[Data extracted from a collection]
● ● ● ● ● ● ●

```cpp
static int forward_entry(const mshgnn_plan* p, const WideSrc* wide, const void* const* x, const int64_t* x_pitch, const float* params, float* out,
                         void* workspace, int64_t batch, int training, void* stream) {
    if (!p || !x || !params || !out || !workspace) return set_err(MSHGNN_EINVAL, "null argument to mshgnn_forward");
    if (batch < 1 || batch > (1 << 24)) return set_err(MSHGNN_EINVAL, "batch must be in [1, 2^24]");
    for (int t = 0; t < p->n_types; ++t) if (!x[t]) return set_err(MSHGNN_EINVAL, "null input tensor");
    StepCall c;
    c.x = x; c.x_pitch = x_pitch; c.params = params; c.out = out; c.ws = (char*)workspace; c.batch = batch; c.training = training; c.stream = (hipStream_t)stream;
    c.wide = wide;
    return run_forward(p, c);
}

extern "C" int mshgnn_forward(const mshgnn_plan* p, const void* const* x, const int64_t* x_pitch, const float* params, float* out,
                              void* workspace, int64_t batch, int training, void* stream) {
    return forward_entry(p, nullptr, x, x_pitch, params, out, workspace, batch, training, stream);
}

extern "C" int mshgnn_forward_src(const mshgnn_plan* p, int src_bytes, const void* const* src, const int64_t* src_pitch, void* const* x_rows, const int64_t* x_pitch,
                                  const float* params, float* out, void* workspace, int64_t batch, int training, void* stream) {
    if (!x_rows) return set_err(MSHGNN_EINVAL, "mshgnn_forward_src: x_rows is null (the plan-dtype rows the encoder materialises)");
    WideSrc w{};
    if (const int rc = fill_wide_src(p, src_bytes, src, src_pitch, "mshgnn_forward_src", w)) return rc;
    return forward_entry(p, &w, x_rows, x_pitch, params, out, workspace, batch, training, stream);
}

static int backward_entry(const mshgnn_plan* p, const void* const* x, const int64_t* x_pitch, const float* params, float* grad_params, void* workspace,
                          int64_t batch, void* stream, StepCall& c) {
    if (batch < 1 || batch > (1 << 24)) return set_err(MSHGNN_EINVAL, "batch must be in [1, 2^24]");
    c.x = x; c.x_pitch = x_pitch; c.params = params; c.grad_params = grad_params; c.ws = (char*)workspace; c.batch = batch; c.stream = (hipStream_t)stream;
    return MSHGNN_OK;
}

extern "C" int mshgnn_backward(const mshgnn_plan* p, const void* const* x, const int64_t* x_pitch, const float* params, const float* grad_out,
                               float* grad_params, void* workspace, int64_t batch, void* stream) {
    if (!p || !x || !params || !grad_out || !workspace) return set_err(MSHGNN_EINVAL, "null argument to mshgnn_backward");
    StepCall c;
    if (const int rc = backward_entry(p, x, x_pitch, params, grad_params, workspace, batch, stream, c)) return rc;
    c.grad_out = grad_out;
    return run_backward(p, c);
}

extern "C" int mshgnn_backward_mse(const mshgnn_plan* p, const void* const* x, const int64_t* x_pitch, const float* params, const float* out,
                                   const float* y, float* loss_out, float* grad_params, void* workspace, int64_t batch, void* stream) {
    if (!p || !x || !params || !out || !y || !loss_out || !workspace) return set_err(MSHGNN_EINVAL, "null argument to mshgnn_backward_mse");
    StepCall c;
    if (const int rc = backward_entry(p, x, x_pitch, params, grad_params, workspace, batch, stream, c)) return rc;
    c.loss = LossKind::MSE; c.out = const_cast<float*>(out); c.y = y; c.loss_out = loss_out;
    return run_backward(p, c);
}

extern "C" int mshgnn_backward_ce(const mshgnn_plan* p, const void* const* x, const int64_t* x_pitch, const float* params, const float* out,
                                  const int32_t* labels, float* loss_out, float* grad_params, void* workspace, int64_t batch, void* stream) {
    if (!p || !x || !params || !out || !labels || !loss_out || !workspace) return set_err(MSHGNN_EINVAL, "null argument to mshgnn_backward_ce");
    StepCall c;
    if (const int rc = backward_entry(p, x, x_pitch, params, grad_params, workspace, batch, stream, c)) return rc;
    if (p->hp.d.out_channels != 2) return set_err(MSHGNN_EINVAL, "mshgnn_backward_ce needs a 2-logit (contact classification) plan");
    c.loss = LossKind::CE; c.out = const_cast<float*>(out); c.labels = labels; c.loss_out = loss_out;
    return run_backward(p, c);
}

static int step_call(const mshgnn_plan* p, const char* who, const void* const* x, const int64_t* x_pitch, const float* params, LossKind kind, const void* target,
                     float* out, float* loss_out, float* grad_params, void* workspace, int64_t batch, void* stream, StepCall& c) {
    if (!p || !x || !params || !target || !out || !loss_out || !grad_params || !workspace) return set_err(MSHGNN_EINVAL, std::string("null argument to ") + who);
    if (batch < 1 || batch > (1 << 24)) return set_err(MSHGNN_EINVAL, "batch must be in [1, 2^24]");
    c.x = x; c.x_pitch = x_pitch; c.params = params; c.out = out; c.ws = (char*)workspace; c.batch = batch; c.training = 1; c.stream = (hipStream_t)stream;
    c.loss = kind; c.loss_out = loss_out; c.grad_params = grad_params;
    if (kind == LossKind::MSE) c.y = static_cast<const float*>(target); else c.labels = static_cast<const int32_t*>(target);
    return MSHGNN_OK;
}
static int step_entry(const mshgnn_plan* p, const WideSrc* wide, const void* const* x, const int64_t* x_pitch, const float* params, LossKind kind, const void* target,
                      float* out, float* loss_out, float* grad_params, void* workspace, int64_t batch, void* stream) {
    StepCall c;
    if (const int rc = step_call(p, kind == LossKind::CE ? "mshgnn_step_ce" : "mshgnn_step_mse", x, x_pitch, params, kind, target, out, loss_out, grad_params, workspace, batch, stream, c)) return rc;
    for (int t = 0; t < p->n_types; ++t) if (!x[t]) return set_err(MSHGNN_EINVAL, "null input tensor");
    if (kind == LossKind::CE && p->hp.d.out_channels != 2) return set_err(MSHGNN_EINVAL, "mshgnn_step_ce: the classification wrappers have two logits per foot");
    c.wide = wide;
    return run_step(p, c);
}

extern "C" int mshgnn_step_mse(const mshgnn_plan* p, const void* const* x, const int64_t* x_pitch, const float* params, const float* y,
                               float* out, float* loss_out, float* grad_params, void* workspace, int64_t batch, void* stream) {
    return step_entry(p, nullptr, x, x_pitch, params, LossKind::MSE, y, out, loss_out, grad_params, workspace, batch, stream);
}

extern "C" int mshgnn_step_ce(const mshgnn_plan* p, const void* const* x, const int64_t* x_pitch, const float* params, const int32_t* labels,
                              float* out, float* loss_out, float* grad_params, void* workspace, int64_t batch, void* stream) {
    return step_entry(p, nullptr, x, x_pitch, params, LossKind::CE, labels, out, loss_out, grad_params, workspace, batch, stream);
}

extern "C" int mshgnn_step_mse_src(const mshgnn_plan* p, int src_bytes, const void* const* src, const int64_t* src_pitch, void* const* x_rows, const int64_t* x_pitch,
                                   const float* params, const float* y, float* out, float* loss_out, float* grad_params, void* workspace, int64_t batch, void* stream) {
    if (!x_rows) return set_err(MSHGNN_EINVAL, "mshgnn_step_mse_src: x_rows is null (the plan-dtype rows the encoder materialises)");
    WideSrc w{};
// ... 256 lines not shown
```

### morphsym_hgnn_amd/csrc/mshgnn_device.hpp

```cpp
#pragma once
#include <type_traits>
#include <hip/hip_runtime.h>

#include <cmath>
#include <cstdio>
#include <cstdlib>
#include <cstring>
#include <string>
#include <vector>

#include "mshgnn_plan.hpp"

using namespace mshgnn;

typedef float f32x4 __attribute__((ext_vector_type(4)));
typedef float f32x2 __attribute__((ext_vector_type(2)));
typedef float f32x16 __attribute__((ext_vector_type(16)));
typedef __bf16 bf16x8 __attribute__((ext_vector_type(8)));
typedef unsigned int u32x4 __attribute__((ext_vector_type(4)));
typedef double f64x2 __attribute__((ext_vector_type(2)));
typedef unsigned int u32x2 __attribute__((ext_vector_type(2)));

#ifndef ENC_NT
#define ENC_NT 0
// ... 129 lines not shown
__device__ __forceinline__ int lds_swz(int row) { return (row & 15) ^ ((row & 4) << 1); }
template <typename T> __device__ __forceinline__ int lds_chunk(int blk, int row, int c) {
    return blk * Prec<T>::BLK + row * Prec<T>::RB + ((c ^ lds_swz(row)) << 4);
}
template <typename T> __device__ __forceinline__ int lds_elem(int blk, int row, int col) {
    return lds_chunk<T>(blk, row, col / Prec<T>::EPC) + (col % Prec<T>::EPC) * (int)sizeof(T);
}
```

● ● ● ● ● ● ●

YOUR ASSIGNMENT. List the lines of the records where "include" occurs.

TASK RESULT.
#include <type_traits>
#include <hip/hip_runtime.h>
#include <cmath>
#include <cstdio>
#include <cstdlib>
#include <cstring>
#include <string>
#include <vector>
#include "mshgnn_plan.hpp"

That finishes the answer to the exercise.